Fix gene panel edit and clarify custom inheritance models

[4.45]

Added

Changed

• Start Scout also when loqusdbapi is not reachable
• Clearer definition of manual standard and custom inheritance models in gene panels

Fixed

• Gene panel crashing on edit action

Improved gene symbol alias handling in variants filtering

[4.44]

Added

Changed

• Display Gene track beneath each sample track when displaying splice junctions in igv browser
• Check outdated gene symbols and update with aliases for both RD and cancer variantS

Fixed

• Added query input check and fixed the Genes API endpoint to return a json formatted error when request is malformed
• Typo in ACMG BP6 tooltip

New gene index in OMIM diagnoses and avoid dropping HPO and OMIM terms collection when updating database

[4.43.1]

Added

• Added database index for OMIM disease term genes

Changed

Fixed

• Do not drop HPO terms collection when updating HPO terms via the command line
• Do not drop disease (OMIM) terms collection when updating diseases via the command line

Fix missing indexes after genes update.
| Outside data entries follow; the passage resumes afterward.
# aravindr93/mjrl

Measured on AMD Instinct MI355X. Metric: NPG updates/sec (1M-timestep batch, 64x64 MLP), higher is better.
Workload: dtype f32; 1 GPU; BASELINE configs[1]: HalfCheetah-v2 shapes (obs=17, act=6), 64x64 tanh MLP, NPG 10 CG iters, 1M timesteps/batch (1000 traj x 1000), device-resident update; global_batch=1000000, parallelism=dp1 (trajectory shards, one rank sum per CG iteration: none at one rank), cg_iters=10

## Files before the change

### include/mjx.h

```cpp
#ifndef MJX_H
#define MJX_H

#include <stdint.h>

#ifdef __cplusplus
extern "C" {
#endif

typedef struct mjx_ctx mjx_ctx;

#define MJX_OK 0
#define MJX_ERR_ARG (-1)
#define MJX_ERR_STATE (-2)
#define MJX_ERR_UNSUPPORTED (-3)
#define MJX_ERR_NOGPU (-4)

const char* mjx_last_error(void);
int mjx_version(void);
int mjx_device_count(void);

int mjx_process_state(int64_t* out2);

int mjx_create(mjx_ctx** out, int device, int n, int m, const int* hidden, int n_hidden);
void mjx_destroy(mjx_ctx* ctx);
int64_t mjx_num_params(const mjx_ctx* ctx);
int mjx_uses_fused_path(const mjx_ctx* ctx);
int mjx_fused_info(const mjx_ctx* ctx, int32_t* out4);
int mjx_fused_route(int n, int m, const int* hidden, int n_hidden, int32_t* out4);

int mjx_malloc(void** dev_ptr, int64_t bytes);
int mjx_free(void* dev_ptr);
int mjx_memcpy_h2d(void* dst_dev, const void* src_host, int64_t bytes, void* stream);
int mjx_memcpy_d2h(void* dst_host, const void* src_dev, int64_t bytes, void* stream);
int mjx_stream_sync(void* stream);

int mjx_bind_batch(mjx_ctx* ctx, const float* obs, const float* act, const float* adv,
                   int64_t N_local, int64_t N_global);

int mjx_bind_rows(mjx_ctx* ctx, int64_t N_local, int64_t N_global, const float* adv);
int mjx_bind_policy(mjx_ctx* ctx, const float* theta_new, const float* theta_old,
                    const float* tr_new, const float* tr_old, int old_is_new);

int mjx_surr_vpg(mjx_ctx* ctx, float* grad_out, double* scal_out, void* stream);
// ... 161 lines not shown
```

### mjrl_amd/_lib.py

```python
import ctypes
import os

_HERE = os.path.dirname(os.path.abspath(__file__))
LIB_PATH = os.environ.get("MJX_LIB") or os.path.join(_HERE, "csrc", "libmjx.so")

c_void_p, c_int, c_int64, c_float, c_double = ctypes.c_void_p, ctypes.c_int, ctypes.c_int64, ctypes.c_float, ctypes.c_double

ALLREDUCE_FN = ctypes.CFUNCTYPE(c_int, c_void_p, c_void_p, c_int64, c_void_p)
REDUCE_FN = ctypes.CFUNCTYPE(c_int, c_void_p, c_void_p, c_int64, c_int, c_void_p)

PROTOTYPES = {
    "mjx_last_error": (ctypes.c_char_p, []),
    "mjx_version": (c_int, []),
    "mjx_device_count": (c_int, []),
    "mjx_process_state": (c_int, [ctypes.POINTER(c_int64)]),
    "mjx_create": (c_int, [ctypes.POINTER(c_void_p), c_int, c_int, c_int, ctypes.POINTER(c_int), c_int]),
    "mjx_destroy": (None, [c_void_p]),
    "mjx_num_params": (c_int64, [c_void_p]),
    "mjx_uses_fused_path": (c_int, [c_void_p]),
    "mjx_fused_info": (c_int, [c_void_p, ctypes.POINTER(ctypes.c_int32)]),
    "mjx_fused_route": (c_int, [c_int, c_int, ctypes.POINTER(c_int), c_int, ctypes.POINTER(ctypes.c_int32)]),
    "mjx_malloc": (c_int, [ctypes.POINTER(c_void_p), c_int64]),
    "mjx_free": (c_int, [c_void_p]),
    "mjx_memcpy_h2d": (c_int, [c_void_p, c_void_p, c_int64, c_void_p]),
    "mjx_memcpy_d2h": (c_int, [c_void_p, c_void_p, c_int64, c_void_p]),
    "mjx_stream_sync": (c_int, [c_void_p]),
    "mjx_bind_batch": (c_int, [c_void_p, c_void_p, c_void_p, c_void_p, c_int64, c_int64]),
    "mjx_bind_rows": (c_int, [c_void_p, c_int64, c_int64, c_void_p]),
    "mjx_bind_policy": (c_int, [c_void_p, c_void_p, c_void_p, c_void_p, c_void_p, c_int]),
    "mjx_surr_vpg": (c_int, [c_void_p, c_void_p, c_void_p, c_void_p]),
    "mjx_fvp": (c_int, [c_void_p, c_void_p, c_void_p, c_void_p]),
    "mjx_eval_surr_kl": (c_int, [c_void_p, c_void_p, c_void_p]),
    "mjx_cg_solve": (c_int, [c_void_p, c_void_p, c_int, c_float, c_double, c_void_p, c_void_p, c_void_p, c_void_p, c_void_p]),
    "mjx_cg_init": (c_int, [c_void_p, c_void_p, c_void_p]),
    "mjx_cg_p": (c_void_p, [c_void_p]),
    "mjx_cg_step": (c_int, [c_void_p, c_void_p, c_float, c_double, c_void_p]),
# ... 129 lines not shown
```
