@@ -210,16 +214,6 @@
                 wg::mma_m64n64k16<1, 1>(dacc, wg::desc_add(dPh, a), wg::desc_add(dHl, a), 1u);
             }
             wg::commit();
-            wg::wait_all();
-#pragma unroll
-            for (int j = 0; j < 8; ++j)
-#pragma unroll
-                for (int hh = 0; hh < 2; ++hh)
-#pragma unroll
-                    for (int e = 0; e < 2; ++e) sm.AccW2[(row0 + 8 * hh) * 65 + 8 * j + col0 + e] += dacc[4 * j + 2 * hh + e];
-            const uint64_t dX = wg::make_desc(wg::smem_u32(sm.XT[buf]), GF_T, GS_T);
-            float d8[4] = {0.f, 0.f, 0.f, 0.f};
-            wg::fence();
 #pragma unroll
             for (int k = 0; k < 8; ++k) {
                 const uint32_t a = k * 2 * GF_T;
@@ -227,16 +221,23 @@
                 wg::mma_m64n8k16<1, 1>(d8, wg::desc_add(dPl, a), wg::desc_add(dX, a), 1u);
             }
             wg::commit();
+            wg::wait_groups<1>();
+#pragma unroll
+            for (int j = 0; j < 8; ++j)
+#pragma unroll
+                for (int hh = 0; hh < 2; ++hh) {
+                    float2* a = reinterpret_cast<float2*>(sm.AccW2 + (row0 + 8 * hh) * kAccW2S + 8 * j + col0);
+                    float2 v = *a;
+                    v.x += dacc[4 * j + 2 * hh];
+                    v.y += dacc[4 * j + 2 * hh + 1];
+                    *a = v;
+                }
             wg::wait_all();
             if (col0 == 4) {
-                sm.AccW2[64 * 65 + row0] += d8[0];
-                sm.AccW2[64 * 65 + row0 + 8] += d8[2];
-            }
-        };
-        auto gemm4 = [&](int buf) {
-            const uint64_t dQh = wg::make_desc(wg::smem_u32(sm.FQ_full), GF_T, GS_T), dQl = wg::make_desc(wg::smem_u32(sm.FQ_lo), GF_T, GS_T);
-            const uint64_t dX = wg::make_desc(wg::smem_u32(sm.XT[buf]), GF_T, GS_T);
-            float d4[4] = {0.f, 0.f, 0.f, 0.f};
+                sm.AccW2[64 * kAccW2S + row0] += d8[0];
+                sm.AccW2[64 * kAccW2S + row0 + 8] += d8[2];
+            }
+            wg::mbar_arrive(&sm.bar3);
             wg::fence();
 #pragma unroll
             for (int k = 0; k < 8; ++k) {
@@ -252,6 +253,7 @@
 #pragma unroll
                 for (int e = 0; e < 2; ++e)
                     if (col0 + e < 5) sm.AccD4[(row0 + 8 * hh) * 9 + col0 + e] += d4[2 * hh + e];
+            wg::mbar_arrive(&sm.bar4);
         };
         if (cta < ntiles) {
             for (int h = 0; h < 2; ++h) {
@@ -273,11 +275,8 @@
                 }
             }
             wg::fence_proxy_async();
-            gemm3(buf);
-            wg::mbar_arrive(&sm.bar3);
             mma_sync();
-            gemm4(buf);
-            wg::mbar_arrive(&sm.bar4);
+            gemm34(buf);
         }
     } else {
     asm volatile("setmaxnreg.inc.sync.aligned.u32 %0;" ::"n"(kRegsWorker));
@@ -329,7 +328,7 @@
     float* const gb1 = out + (int64_t)H * d.in;
     float* const gW2 = gb1 + H;
     float* const gb2 = gW2 + (int64_t)H * H;
-    for (int k = tid; k < 64 * 65 + 64; k += NT7) sm.AccW2[k] = 0.f;
+    for (int k = tid; k < 64 * kAccW2S + 64; k += NT7) sm.AccW2[k] = 0.f;
     for (int k = tid; k < 64 * 9; k += NT7) sm.AccD4[k] = 0.f;
     float xo[kInMax];
     auto publish = [&](int64_t t) {
@@ -392,54 +391,73 @@
 #ifdef B200RL_K7_TIMING
     tprev_ = clock64();
 #endif
+    auto tile_loss = [&](auto no, int64_t tile, uint32_t(&hi8)[8], uint32_t(&lo8)[8]) {
+        constexpr int NO = decltype(no)::value;
+        float h2[16];
+        {
+            float v[16];
+            d_ld16(sm.D, s, 16 * c, v);
+            float zp[NO];
+#pragma unroll
+            for (int o = 0; o < NO; ++o) zp[o] = 0.f;
+#pragma unroll
+            for (int k = 0; k < 16; ++k) {
+                const int f = 16 * c + k;
+                h2[k] = act_f(act, fmaf(v[k], inv_s1, sm.b2[f]));
+                if constexpr (NO == 2) {
+                    float2 w = *reinterpret_cast<const float2*>(sm.W3 + f * kNo);
+                    zp[0] = fmaf(w.x, h2[k], zp[0]); zp[1] = fmaf(w.y, h2[k], zp[1]);
+                } else {
+                    zp[0] = fmaf(sm.W3[f * kNo], h2[k], zp[0]);
+                }
+            }
+#pragma unroll
+            for (int o = 0; o < NO; ++o) sm.Zp[(c * kNo + o) * TM + s] = zp[o];
+        }
+        K7_T(1);
+        group_sync(q);
+        K7_T(2);
+        float z[kNo] = {0.f, 0.f};
+#pragma unroll
+        for (int o = 0; o < NO; ++o)
+            z[o] = sm.b3[o] + ((sm.Zp[o * TM + s] + sm.Zp[(kNo + o) * TM + s]) + (sm.Zp[(2 * kNo + o) * TM + s] + sm.Zp[(3 * kNo + o) * TM + s]));
+        const bool valid = (tile * TM + s) < b.B;
+        const policy::LossOut<kNo> lo_ = policy::sample_loss(actor.heads2, actor.nout, NO == 2 ? 0 : 1, hp, b.inv_B, z, aux[0], aux[1], aux[2], aux[3]);
+        float dz[kNo];
+#pragma unroll
+        for (int o = 0; o < kNo; ++o) dz[o] = valid ? lo_.dz[o] : 0.f;
+        if (c == 0 && valid) {
+            l0 += lo_.l0; gb3a0 += dz[0];
+            if constexpr (NO == 2) { l1 += lo_.l1; gb3a1 += dz[1]; }
+        }
+        const float dzs0 = dz[0] * scale_p, dzs1 = dz[1] * scale_p;
+        float dp[16];
+#pragma unroll
+        for (int k = 0; k < 16; ++k) {
+            const int f = 16 * c + k;
+            float dh;
+            if constexpr (NO == 2) {
+                float2 w = *reinterpret_cast<const float2*>(sm.W3 + f * kNo);
+                dh = fmaf(w.x, dzs0, w.y * dzs1);
+            } else {
+                dh = fmaf(sm.W3[f * kNo], dzs0, 0.f);
+            }
+            dp[k] = relu ? (h2[k] > 0.f ? dh : 0.f) : dh * (1.f - h2[k] * h2[k]);
+            g3[0][k] = fmaf(dz[0], h2[k], g3[0][k]);
+            if constexpr (NO == 2) g3[1][k] = fmaf(dz[1], h2[k], g3[1][k]);
+        }
+#pragma unroll
+        for (int m = 0; m < 8; ++m) split2(dp[2 * m], dp[2 * m + 1], hi8[m], lo8[m]);
+    };
     for (int64_t tile = cta; tile < ntiles; tile += nctas) {
         const bool has_next = tile + nctas < ntiles;
         wg::mbar_wait(&sm.bar1[half], ph1);
         ph1 ^= 1u;
         K7_T(0);
-        float h2[16];
         {
-            float v[16];
-            d_ld16(sm.D, s, 16 * c, v);
-            float zp[kNo] = {0.f, 0.f};
-#pragma unroll
-            for (int k = 0; k < 16; ++k) {
-                const int f = 16 * c + k;
-                h2[k] = act_f(act, fmaf(v[k], inv_s1, sm.b2[f]));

Custom collections index building/updating

[4.43]

Added

• Specify which collection(s) update/build indexes for

Changed

Fixed

• Do not drop genes and transcripts collections when updating genes via the command line

Freeze PyMongo version, speedup creating/updating of gene panels and Phenomizer timeout problems

[4.42.1]

Added

Changed

Fixed

• Freeze PyMongo lib to version<4.0 to keep supporting previous MongoDB versions
• Speed up gene panels creation and update by collecting only light gene info from database
• Avoid case page crash on Phenomizer queries timeout

Better cancer SV filtering, stricter config file checks on case loading and other improvements

[4.42]

Added

• Choose custom pinned variants to submit to MatchMaker Exchange
• Submit structural variant as genes to the MatchMaker Exchange
• Added function for maintainers and admins to remove gene panels
• Admins can restore deleted gene panels
• A development docker-compose file illustrating the scout/chanjo-report integration
• Show AD on variants view for cancer SV (tumor and normal)
• Cancer SV variants filter AD, AF (tumor and normal)
• Hiding the variants score column also from cancer SVs, as for the SNVs

Changed

• Enforce same case _id and display_name when updating a case
• Enforce same individual ids, display names and affected status when updating a case
• Improved documentation for connecting to loqusdb instances (including loqusdbapi)
• Display and download HPO gene panels' gene symbols in italics
• A faster-built and lighter Docker image
• Reduce complexity of panels endpoint moving some code to the panels controllers
• Update requirements to use flask-ldap3-login>=0.9.17 instead of freezing WTForm

Fixed

• Use of deprecated TextField after the upgrade of WTF to v3.0
• Freeze to WTForms to version < 3
• Remove the extra files (bed files and madeline.svg) introduced by mistake
• Cli command loading demo data in docker-compose when case custom images exist and is None
• Increased MongoDB connection serverSelectionTimeoutMS parameter to 30K (default value according to MongoDB documentation)
• Better differentiate old obs counts 0 vs N/A
• Broken cancer variants page when default gene panel was deleted
• Typo in tx_overview function in variant controllers file
• Fixed loqusdbapi SV search URL
• SV variants filtering using Decipher criterion
• Removing old gene panels that don't contain the maintainer key.

v4.41.1 hotfix release

This is a hot fix patch release, correcting a crash issue with case general report generation when reports include assessments for a variant with different assessments on other cases for the same institute (same variant_id, institute_id different case_id).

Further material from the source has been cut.